Retype every line of the records exactly.

***

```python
_SIGS = {
    "piamd_layernorm_fwd": [c_int, c_void_p, c_void_p, c_void_p, c_void_p, c_void_p, c_void_p,
                            c_void_p, c_void_p, c_void_p, c_int, c_int, c_float, c_float, c_u64,
                            c_u64, c_int, c_void_p],
    "piamd_layernorm_bwd": [c_int, c_void_p, c_void_p, c_void_p, c_void_p, c_void_p, c_void_p,
                            c_void_p, c_void_p, c_void_p, c_void_p, c_void_p, c_void_p, c_int, c_int,
                            c_float, c_u64, c_u64, c_int, c_int, c_void_p],
    "piamd_colsum": [c_int, c_void_p, c_void_p, c_void_p, c_int, c_int, c_int, c_int, c_void_p],
    "piamd_adamw_flat": [c_void_p, c_void_p, c_void_p, c_void_p, c_int, c_void_p, c_ll, c_float,
                         c_void_p, c_float, c_float, c_float, c_float, c_float, c_float, c_void_p,
                         c_float, c_void_p],
    "piamd_momentum_flat": [c_void_p, c_void_p, c_void_p, c_int, c_void_p, c_ll, c_float,
                            c_void_p, c_float, c_float, c_int, c_void_p, c_void_p],
    "piamd_sumsq": [c_void_p, c_int, c_ll, c_void_p, c_void_p, c_int, c_void_p],
    "piamd_xent_stats": [c_int, c_void_p, c_void_p, c_int, c_int, c_ll, c_int, c_void_p, c_void_p,
                         c_void_p, c_void_p],
    "piamd_xent_bwd": [c_int, c_void_p, c_void_p, c_void_p, c_void_p, c_float, c_int, c_int, c_ll,
                       c_int, c_void_p, c_void_p],
    "piamd_bias_act_fwd": [c_int, c_int, c_void_p, c_void_p, c_void_p, c_void_p, c_ll, c_int, c_void_p],
    "piamd_bias_act_bwd_grid": [c_int],
    "piamd_bias_act_bwd": [c_int, c_int, c_void_p, c_void_p, c_void_p, c_void_p, c_void_p, c_void_p,
                           c_int, c_int, c_int, c_void_p],
    "piamd_softmax_fwd": [c_int, c_void_p, c_void_p, c_int, c_int, c_void_p, c_int, c_int, c_float,
                          c_void_p],
    "piamd_softmax_bwd": [c_int, c_void_p, c_void_p, c_void_p, c_int, c_int, c_float, c_void_p],
    "piamd_dropout": [c_int, c_void_p, c_void_p, c_ll, c_float, c_u64, c_u64, c_void_p],
    "piamd_qkv_prep": [c_void_p, c_ll, c_void_p, c_void_p, c_void_p, c_void_p, c_int, c_int,
                       c_int, c_int, c_int, c_int, c_int, c_int, c_float, c_void_p],
    "piamd_decode_attn": [c_void_p, c_ll, c_void_p, c_int, c_int, c_int, c_float, c_void_p,
                          c_void_p, c_void_p, c_int, c_int, c_int, c_int, c_int, c_int, c_int,
                          c_void_p, c_ll, c_float, c_void_p, c_void_p, c_void_p, c_ll, c_void_p],
    "piamd_wo_gemm": [c_int, c_void_p, c_ll, c_void_p, c_void_p, c_void_p, c_void_p, c_ll,
                      c_void_p, c_void_p, c_int, c_int, c_int, c_int, c_int, c_void_p],
    "piamd_conv_wprep": [c_int, c_int, c_void_p, c_void_p, c_void_p, c_int, c_int, c_int, c_int, c_int,
                         c_int, c_int, c_void_p],
    "piamd_wo_gemm_ex": [c_int, c_void_p, c_ll, c_void_p, c_void_p, c_void_p, c_void_p, c_ll,
                         c_void_p, c_void_p, c_int, c_int, c_int, c_int, c_int, c_void_p,
                         c_void_p, c_float, c_void_p, c_ll, c_void_p],
    "piamd_wo_dequant": [c_int, c_void_p, c_void_p, c_void_p, c_int, c_int, c_void_p],
}


_RESTYPES = {"piamd_layernorm_bwd_ws": ctypes.c_longlong, "piamd_dconv2d_wgrad_parts": ctypes.c_longlong,
             "piamd_group_norm_ws": ctypes.c_longlong}


class FaArgs(ctypes.Structure):
    _fields_ = ([(n, c_void_p) for n in ("q", "k", "v", "o", "lse", "dout", "delta", "dq", "dk", "dv",
                                        "mask", "cu_q", "cu_k")]
                + [(n, c_int) for n in ("B", "Sq", "Sk", "Hq", "Hk", "D", "ltot", "causal")]
                + [(n, c_ll) for n in ("sqb", "sqs", "sqh", "skb", "sks", "skh", "svb", "svs", "svh",
                                       "sob", "sos", "soh", "smb", "smh", "smq")]
                + [("scale", ctypes.c_float), ("p_drop", ctypes.c_float), ("seed", c_u64),
                   ("offset", c_u64), ("map", c_int), ("ds", c_void_p)])


class MegaArgs(ctypes.Structure):
    _fields_ = ([("layers", c_void_p)] + [(n, c_int) for n in ("nl", "maxS", "nsplit", "act")]
                + [("eps", ctypes.c_float), ("scale_log2", ctypes.c_float)]
                + [(n, c_void_p) for n in ("resid", "rbuf", "qn", "kvn", "part", "h", "bar", "err",
                                        "pos", "trace")] + [("late_dma", c_int), ("loader", c_int)]
                + [("rot", c_int), ("neox", c_int), ("log2_base", ctypes.c_float), ("w8", c_int),
                   ("nb", c_int), ("mm", c_int)])


_SIGS["piamd_decode_mega"] = [ctypes.POINTER(MegaArgs), c_int, c_int, c_int, c_int, c_int, c_void_p]
_SIGS["piamd_decode_mega_shape_supported"] = [c_int] * 7
_SIGS["piamd_decode_mega_batch_supported"] = [c_int] * 8
_SIGS["piamd_decode_mega_variant_supported"] = [c_int] * 9


class HeadArgs(ctypes.Structure):
    _fields_ = ([(n, c_void_p) for n in ("y", "g", "b")] + [("eps", ctypes.c_float), ("V", c_int)]
                + [(n, c_void_p) for n in ("w", "best", "cnt", "out", "done")]
                + [("eos", ctypes.c_longlong), ("pad", ctypes.c_longlong)]
                + [(n, c_void_p) for n in ("pos", "tok", "wemb", "pemb")]
                + [("P", c_int), ("resid", c_void_p)])


_SIGS["piamd_decode_head_greedy"] = [ctypes.POINTER(HeadArgs), c_int, c_void_p]
_SIGS["piamd_decode_mega_supported"] = []
_SIGS["piamd_fa_fwd"] = [ctypes.POINTER(FaArgs), c_int, c_void_p]
_SIGS["piamd_fa_bwd"] = [ctypes.POINTER(FaArgs), c_int, c_void_p]
_SIGS["piamd_layernorm_bwd_ws"] = [c_int, c_int]


def lib_path() -> str:
    return os.environ.get("PIAMD_KERNEL_LIB") or _build.KERNEL_LIB


def _load():
    global _LIB
    with _LOCK:
        if _LIB is not None:
            return _LIB
        path = lib_path()
        if not os.path.exists(path):
            raise RuntimeError(
                f"paddle_infer_amd HIP kernel library not built ({path}); run "
                "`python -m paddle_infer_amd._build` (or __graft_entry__.build()).")
        lib = ctypes.CDLL(path, mode=ctypes.RTLD_GLOBAL)
# ... 168 lines not shown
```

### paddle_infer_amd/ops/loss.py

```python
from __future__ import annotations

import torch
import torch.distributed as dist
import torch.nn.functional as F

from . import _lib


def _stats(logits2, labels, vocab_start, ignore_index):
    rows, V = logits2.shape
    m = torch.empty(rows, device=logits2.device, dtype=torch.float32)
    s = torch.empty_like(m)
    t = torch.empty_like(m)
    _lib.call("piamd_xent_stats", _lib.dtype_code(logits2, fp16=True), logits2.data_ptr(), labels.data_ptr(),
              rows, V, int(vocab_start), int(ignore_index), m.data_ptr(), s.data_ptr(), t.data_ptr(),
              _lib.stream())
    return m, s, t
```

***

Result of this task
```python
_SIGS = {
    "piamd_layernorm_fwd": [c_int, c_void_p, c_void_p, c_void_p, c_void_p, c_void_p, c_void_p,
                            c_void_p, c_void_p, c_void_p, c_int, c_int, c_float, c_float, c_u64,
                            c_u64, c_int, c_void_p],
    "piamd_layernorm_bwd": [c_int, c_void_p, c_void_p, c_void_p, c_void_p, c_void_p, c_void_p,
                            c_void_p, c_void_p, c_void_p, c_void_p, c_void_p, c_void_p, c_int, c_int,
                            c_float, c_u64, c_u64, c_int, c_int, c_void_p],
    "piamd_colsum": [c_int, c_void_p, c_void_p, c_void_p, c_int, c_int, c_int, c_int, c_void_p],
    "piamd_adamw_flat": [c_void_p, c_void_p, c_void_p, c_void_p, c_int, c_void_p, c_ll, c_float,
                         c_void_p, c_float, c_float, c_float, c_float, c_float, c_float, c_void_p,
                         c_float, c_void_p],
    "piamd_momentum_flat": [c_void_p, c_void_p, c_void_p, c_int, c_void_p, c_ll, c_float,
                            c_void_p, c_float, c_float, c_int, c_void_p, c_void_p],
    "piamd_sumsq": [c_void_p, c_int, c_ll, c_void_p, c_void_p, c_int, c_void_p],
    "piamd_xent_stats": [c_int, c_void_p, c_void_p, c_int, c_int, c_ll, c_int, c_void_p, c_void_p,
                         c_void_p, c_void_p],
    "piamd_xent_bwd": [c_int, c_void_p, c_void_p, c_void_p, c_void_p, c_float, c_int, c_int, c_ll,
                       c_int, c_void_p, c_void_p],
    "piamd_bias_act_fwd": [c_int, c_int, c_void_p, c_void_p, c_void_p, c_void_p, c_ll, c_int, c_void_p],
    "piamd_bias_act_bwd_grid": [c_int],
    "piamd_bias_act_bwd": [c_int, c_int, c_void_p, c_void_p, c_void_p, c_void_p, c_void_p, c_void_p,
                           c_int, c_int, c_int, c_void_p],
    "piamd_softmax_fwd": [c_int, c_void_p, c_void_p, c_int, c_int, c_void_p, c_int, c_int, c_float,
                          c_void_p],
    "piamd_softmax_bwd": [c_int, c_void_p, c_void_p, c_void_p, c_int, c_int, c_float, c_void_p],
    "piamd_dropout": [c_int, c_void_p, c_void_p, c_ll, c_float, c_u64, c_u64, c_void_p],
    "piamd_qkv_prep": [c_void_p, c_ll, c_void_p, c_void_p, c_void_p, c_void_p, c_int, c_int,
                       c_int, c_int, c_int, c_int, c_int, c_int, c_float, c_void_p],
    "piamd_decode_attn": [c_void_p, c_ll, c_void_p, c_int, c_int, c_int, c_float, c_void_p,
                          c_void_p, c_void_p, c_int, c_int, c_int, c_int, c_int, c_int, c_int,
                          c_void_p, c_ll, c_float, c_void_p, c_void_p, c_void_p, c_ll, c_void_p],
    "piamd_wo_gemm": [c_int, c_void_p, c_ll, c_void_p, c_void_p, c_void_p, c_void_p, c_ll,
                      c_void_p, c_void_p, c_int, c_int, c_int, c_int, c_int, c_void_p],
    "piamd_conv_wprep": [c_int, c_int, c_void_p, c_void_p, c_void_p, c_int, c_int, c_int, c_int, c_int,
                         c_int, c_int, c_void_p],
    "piamd_wo_gemm_ex": [c_int, c_void_p, c_ll, c_void_p, c_void_p, c_void_p, c_void_p, c_ll,
                         c_void_p, c_void_p, c_int, c_int, c_int, c_int, c_int, c_void_p,
                         c_void_p, c_float, c_void_p, c_ll, c_void_p],
    "piamd_wo_dequant": [c_int, c_void_p, c_void_p, c_void_p, c_int, c_int, c_void_p],
}


_RESTYPES = {"piamd_layernorm_bwd_ws": ctypes.c_longlong, "piamd_dconv2d_wgrad_parts": ctypes.c_longlong,
             "piamd_group_norm_ws": ctypes.c_longlong}


class FaArgs(ctypes.Structure):
    _fields_ = ([(n, c_void_p) for n in ("q", "k", "v", "o", "lse", "dout", "delta", "dq", "dk", "dv",
                                        "mask", "cu_q", "cu_k")]
                + [(n, c_int) for n in ("B", "Sq", "Sk", "Hq", "Hk", "D", "ltot", "causal")]
                + [(n, c_ll) for n in ("sqb", "sqs", "sqh", "skb", "sks", "skh", "svb", "svs", "svh",
                                       "sob", "sos", "soh", "smb", "smh", "smq")]
                + [("scale", ctypes.c_float), ("p_drop", ctypes.c_float), ("seed", c_u64),
                   ("offset", c_u64), ("map", c_int), ("ds", c_void_p)])


class MegaArgs(ctypes.Structure):
    _fields_ = ([("layers", c_void_p)] + [(n, c_int) for n in ("nl", "maxS", "nsplit", "act")]
                + [("eps", ctypes.c_float), ("scale_log2", ctypes.c_float)]
                + [(n, c_void_p) for n in ("resid", "rbuf", "qn", "kvn", "part", "h", "bar", "err",
                                        "pos", "trace")] + [("late_dma", c_int), ("loader", c_int)]
                + [("rot", c_int), ("neox", c_int), ("log2_base", ctypes.c_float), ("w8", c_int),
                   ("nb", c_int), ("mm", c_int)])


_SIGS["piamd_decode_mega"] = [ctypes.POINTER(MegaArgs), c_int, c_int, c_int, c_int, c_int, c_void_p]
_SIGS["piamd_decode_mega_shape_supported"] = [c_int] * 7
_SIGS["piamd_decode_mega_batch_supported"] = [c_int] * 8
_SIGS["piamd_decode_mega_variant_supported"] = [c_int] * 9


class HeadArgs(ctypes.Structure):
    _fields_ = ([(n, c_void_p) for n in ("y", "g", "b")] + [("eps", ctypes.c_float), ("V", c_int)]
                + [(n, c_void_p) for n in ("w", "best", "cnt", "out", "done")]
                + [("eos", ctypes.c_longlong), ("pad", ctypes.c_longlong)]
                + [(n, c_void_p) for n in ("pos", "tok", "wemb", "pemb")]
                + [("P", c_int), ("resid", c_void_p)])


_SIGS["piamd_decode_head_greedy"] = [ctypes.POINTER(HeadArgs), c_int, c_void_p]
_SIGS["piamd_decode_mega_supported"] = []
_SIGS["piamd_fa_fwd"] = [ctypes.POINTER(FaArgs), c_int, c_void_p]
_SIGS["piamd_fa_bwd"] = [ctypes.POINTER(FaArgs), c_int, c_void_p]
_SIGS["piamd_layernorm_bwd_ws"] = [c_int, c_int]


def lib_path() -> str:
    return os.environ.get("PIAMD_KERNEL_LIB") or _build.KERNEL_LIB


def _load():
    global _LIB
    with _LOCK:
        if _LIB is not None:
            return _LIB
        path = lib_path()
        if not os.path.exists(path):
            raise RuntimeError(
                f"paddle_infer_amd HIP kernel library not built ({path}); run "
                "`python -m paddle_infer_amd._build` (or __graft_entry__.build()).")
        lib = ctypes.CDLL(path, mode=ctypes.RTLD_GLOBAL)
# ... 168 lines not shown
```

### paddle_infer_amd/ops/loss.py

```python
from __future__ import annotations

import torch
import torch.distributed as dist
import torch.nn.functional as F

from . import _lib


def _stats(logits2, labels, vocab_start, ignore_index):
    rows, V = logits2.shape
    m = torch.empty(rows, device=logits2.device, dtype=torch.float32)
    s = torch.empty_like(m)
    t = torch.empty_like(m)
    _lib.call("piamd_xent_stats", _lib.dtype_code(logits2, fp16=True), logits2.data_ptr(), labels.data_ptr(),
              rows, V, int(vocab_start), int(ignore_index), m.data_ptr(), s.data_ptr(), t.data_ptr(),
              _lib.stream())
    return m, s, t
```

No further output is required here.